What this task involves | Look through the lines below and copy each one that includes "false".
========================
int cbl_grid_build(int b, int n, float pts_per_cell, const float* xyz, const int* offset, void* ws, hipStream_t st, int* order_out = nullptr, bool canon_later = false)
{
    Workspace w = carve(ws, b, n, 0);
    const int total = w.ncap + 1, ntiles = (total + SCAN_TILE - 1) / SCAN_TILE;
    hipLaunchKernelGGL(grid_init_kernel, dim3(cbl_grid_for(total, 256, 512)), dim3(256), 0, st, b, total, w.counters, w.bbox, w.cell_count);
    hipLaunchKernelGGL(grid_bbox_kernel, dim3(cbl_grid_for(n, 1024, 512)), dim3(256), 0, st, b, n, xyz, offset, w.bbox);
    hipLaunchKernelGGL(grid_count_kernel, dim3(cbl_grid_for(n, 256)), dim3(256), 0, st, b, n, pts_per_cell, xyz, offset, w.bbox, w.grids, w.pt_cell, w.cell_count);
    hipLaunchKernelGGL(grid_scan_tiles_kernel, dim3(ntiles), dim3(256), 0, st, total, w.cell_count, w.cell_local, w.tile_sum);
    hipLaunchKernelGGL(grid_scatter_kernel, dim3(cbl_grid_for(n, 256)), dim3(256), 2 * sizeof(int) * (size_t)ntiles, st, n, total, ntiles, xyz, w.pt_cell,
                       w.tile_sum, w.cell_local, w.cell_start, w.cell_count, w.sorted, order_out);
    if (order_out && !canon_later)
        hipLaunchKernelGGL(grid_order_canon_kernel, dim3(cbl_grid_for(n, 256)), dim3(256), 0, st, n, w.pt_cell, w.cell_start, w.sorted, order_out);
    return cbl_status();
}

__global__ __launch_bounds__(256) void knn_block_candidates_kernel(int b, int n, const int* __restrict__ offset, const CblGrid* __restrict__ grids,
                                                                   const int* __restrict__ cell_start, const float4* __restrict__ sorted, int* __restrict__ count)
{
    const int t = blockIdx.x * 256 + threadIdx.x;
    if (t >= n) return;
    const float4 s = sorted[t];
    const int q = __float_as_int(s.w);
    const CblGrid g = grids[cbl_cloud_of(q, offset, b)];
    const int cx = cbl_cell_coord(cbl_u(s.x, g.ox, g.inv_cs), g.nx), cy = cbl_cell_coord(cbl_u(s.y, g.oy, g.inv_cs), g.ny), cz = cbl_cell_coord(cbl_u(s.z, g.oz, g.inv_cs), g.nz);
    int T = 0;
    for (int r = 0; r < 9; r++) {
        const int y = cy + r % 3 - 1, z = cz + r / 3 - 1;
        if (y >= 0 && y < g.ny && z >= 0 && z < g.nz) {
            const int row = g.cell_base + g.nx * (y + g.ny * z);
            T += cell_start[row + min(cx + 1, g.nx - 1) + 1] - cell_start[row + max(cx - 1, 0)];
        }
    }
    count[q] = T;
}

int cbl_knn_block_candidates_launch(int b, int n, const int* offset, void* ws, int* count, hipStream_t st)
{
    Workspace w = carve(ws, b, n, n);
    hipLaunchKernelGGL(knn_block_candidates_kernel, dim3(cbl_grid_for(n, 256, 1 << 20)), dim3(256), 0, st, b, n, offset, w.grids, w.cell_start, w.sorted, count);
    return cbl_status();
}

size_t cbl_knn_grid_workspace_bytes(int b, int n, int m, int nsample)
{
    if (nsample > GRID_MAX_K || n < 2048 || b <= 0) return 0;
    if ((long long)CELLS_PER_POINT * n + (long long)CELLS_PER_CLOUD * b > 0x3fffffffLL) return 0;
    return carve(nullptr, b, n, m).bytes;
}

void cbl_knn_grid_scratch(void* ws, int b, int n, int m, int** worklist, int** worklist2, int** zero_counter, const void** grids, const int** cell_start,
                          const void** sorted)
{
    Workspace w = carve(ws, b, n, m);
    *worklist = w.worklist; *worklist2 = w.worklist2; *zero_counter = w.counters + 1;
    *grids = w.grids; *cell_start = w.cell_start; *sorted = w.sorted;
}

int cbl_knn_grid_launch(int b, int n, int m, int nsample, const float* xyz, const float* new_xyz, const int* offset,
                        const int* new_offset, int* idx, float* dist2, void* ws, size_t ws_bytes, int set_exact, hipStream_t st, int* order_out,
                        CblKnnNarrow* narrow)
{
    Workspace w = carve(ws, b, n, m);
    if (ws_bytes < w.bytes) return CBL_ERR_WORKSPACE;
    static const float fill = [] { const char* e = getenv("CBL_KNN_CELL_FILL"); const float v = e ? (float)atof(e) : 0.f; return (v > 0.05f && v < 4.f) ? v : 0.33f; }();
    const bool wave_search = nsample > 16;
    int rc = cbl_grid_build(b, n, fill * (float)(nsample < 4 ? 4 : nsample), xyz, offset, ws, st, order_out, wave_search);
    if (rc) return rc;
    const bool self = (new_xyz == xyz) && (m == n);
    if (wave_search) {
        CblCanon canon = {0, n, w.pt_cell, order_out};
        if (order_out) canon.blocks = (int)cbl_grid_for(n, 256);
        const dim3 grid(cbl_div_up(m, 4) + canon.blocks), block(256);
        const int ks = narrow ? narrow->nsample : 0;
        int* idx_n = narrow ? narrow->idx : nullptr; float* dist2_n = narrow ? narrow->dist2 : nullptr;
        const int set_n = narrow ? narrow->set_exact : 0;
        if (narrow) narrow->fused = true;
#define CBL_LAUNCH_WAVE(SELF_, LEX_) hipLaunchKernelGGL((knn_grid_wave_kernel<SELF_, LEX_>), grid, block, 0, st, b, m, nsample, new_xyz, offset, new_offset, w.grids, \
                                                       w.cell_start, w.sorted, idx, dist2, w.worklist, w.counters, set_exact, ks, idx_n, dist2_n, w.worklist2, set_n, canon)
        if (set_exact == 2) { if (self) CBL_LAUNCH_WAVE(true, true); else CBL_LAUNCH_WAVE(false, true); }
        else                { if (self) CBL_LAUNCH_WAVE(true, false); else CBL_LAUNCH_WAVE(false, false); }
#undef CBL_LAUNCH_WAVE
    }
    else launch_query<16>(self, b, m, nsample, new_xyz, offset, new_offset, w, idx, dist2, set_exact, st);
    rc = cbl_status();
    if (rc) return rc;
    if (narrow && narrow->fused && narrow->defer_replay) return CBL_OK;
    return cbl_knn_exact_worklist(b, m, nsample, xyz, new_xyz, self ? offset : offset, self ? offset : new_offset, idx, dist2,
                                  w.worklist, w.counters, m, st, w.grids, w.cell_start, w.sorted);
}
========================
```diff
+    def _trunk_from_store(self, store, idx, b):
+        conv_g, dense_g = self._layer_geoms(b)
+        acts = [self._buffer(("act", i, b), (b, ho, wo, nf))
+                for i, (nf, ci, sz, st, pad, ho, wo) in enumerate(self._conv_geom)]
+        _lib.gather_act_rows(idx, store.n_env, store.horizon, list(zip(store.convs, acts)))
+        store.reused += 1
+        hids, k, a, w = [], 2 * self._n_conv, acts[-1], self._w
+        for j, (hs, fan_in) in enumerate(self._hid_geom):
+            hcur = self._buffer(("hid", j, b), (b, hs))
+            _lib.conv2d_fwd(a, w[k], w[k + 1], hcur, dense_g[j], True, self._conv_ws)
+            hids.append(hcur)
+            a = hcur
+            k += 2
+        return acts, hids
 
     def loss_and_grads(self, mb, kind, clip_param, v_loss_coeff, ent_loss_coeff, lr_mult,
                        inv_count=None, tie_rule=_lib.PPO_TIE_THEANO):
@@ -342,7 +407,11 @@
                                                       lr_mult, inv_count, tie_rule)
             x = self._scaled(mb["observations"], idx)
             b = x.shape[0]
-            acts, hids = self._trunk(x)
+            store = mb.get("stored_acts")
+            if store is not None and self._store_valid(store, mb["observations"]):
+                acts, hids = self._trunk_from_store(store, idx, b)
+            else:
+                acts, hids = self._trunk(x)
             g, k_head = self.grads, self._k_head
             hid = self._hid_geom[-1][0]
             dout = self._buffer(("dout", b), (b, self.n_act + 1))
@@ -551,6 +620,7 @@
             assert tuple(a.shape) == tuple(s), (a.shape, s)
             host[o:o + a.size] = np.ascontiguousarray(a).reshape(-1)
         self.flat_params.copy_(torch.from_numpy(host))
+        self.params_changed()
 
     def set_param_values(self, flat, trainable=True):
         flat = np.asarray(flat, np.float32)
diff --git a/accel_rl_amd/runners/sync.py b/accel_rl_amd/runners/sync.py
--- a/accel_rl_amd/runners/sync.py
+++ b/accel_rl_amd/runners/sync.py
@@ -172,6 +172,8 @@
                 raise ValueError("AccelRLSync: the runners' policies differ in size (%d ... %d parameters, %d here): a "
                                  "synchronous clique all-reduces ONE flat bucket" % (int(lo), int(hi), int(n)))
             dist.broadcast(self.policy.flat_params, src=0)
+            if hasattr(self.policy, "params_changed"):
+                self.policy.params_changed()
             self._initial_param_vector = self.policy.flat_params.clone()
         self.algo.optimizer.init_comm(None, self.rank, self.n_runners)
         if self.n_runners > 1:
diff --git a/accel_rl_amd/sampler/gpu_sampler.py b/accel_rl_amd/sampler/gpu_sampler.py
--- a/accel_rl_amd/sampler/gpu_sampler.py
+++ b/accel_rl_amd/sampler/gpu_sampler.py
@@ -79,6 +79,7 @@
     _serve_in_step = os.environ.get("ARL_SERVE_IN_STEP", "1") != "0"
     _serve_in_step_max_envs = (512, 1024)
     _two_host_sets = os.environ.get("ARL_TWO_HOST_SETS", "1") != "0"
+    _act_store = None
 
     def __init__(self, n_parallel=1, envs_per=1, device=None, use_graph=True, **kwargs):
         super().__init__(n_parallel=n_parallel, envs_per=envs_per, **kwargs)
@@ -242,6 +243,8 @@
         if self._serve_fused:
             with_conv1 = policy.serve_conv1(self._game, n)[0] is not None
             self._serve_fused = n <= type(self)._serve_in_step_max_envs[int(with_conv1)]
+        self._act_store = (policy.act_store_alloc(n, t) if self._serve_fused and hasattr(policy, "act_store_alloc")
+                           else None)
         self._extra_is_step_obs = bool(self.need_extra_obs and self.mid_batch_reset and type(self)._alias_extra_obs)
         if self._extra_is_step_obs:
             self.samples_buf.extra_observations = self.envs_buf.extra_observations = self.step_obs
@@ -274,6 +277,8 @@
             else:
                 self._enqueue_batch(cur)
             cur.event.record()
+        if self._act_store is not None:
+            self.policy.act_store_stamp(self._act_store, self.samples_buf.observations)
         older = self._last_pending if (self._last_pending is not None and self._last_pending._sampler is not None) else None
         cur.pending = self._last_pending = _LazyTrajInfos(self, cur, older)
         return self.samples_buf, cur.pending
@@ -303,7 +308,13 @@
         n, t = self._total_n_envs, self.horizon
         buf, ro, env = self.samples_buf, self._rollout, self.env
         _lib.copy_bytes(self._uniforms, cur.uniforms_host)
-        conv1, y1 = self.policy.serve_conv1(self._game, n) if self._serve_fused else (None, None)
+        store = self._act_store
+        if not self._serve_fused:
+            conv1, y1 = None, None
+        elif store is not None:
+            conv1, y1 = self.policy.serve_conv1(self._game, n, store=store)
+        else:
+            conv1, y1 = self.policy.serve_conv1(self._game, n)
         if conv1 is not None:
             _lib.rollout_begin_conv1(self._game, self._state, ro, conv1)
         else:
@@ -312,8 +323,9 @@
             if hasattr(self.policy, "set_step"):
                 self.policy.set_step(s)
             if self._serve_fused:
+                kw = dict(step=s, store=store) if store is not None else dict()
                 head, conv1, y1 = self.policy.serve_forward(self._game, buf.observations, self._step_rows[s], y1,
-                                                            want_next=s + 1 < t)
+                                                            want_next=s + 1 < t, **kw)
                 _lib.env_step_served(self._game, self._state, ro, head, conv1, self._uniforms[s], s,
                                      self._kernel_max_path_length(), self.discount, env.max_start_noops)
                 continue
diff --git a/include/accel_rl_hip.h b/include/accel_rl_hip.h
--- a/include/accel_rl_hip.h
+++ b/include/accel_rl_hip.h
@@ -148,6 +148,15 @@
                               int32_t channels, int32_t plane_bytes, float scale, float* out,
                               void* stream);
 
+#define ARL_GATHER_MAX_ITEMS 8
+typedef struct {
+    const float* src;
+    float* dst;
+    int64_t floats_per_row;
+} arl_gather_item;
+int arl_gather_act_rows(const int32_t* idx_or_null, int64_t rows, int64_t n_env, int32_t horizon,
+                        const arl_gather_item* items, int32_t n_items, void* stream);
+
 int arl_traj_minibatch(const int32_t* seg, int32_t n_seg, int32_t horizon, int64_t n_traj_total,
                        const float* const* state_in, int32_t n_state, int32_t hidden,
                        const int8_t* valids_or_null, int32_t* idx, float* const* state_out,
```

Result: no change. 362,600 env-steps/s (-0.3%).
========================
Task answer |
int cbl_grid_build(int b, int n, float pts_per_cell, const float* xyz, const int* offset, void* ws, hipStream_t st, int* order_out = nullptr, bool canon_later = false)
        if (set_exact == 2) { if (self) CBL_LAUNCH_WAVE(true, true); else CBL_LAUNCH_WAVE(false, true); }
        else                { if (self) CBL_LAUNCH_WAVE(true, false); else CBL_LAUNCH_WAVE(false, false); }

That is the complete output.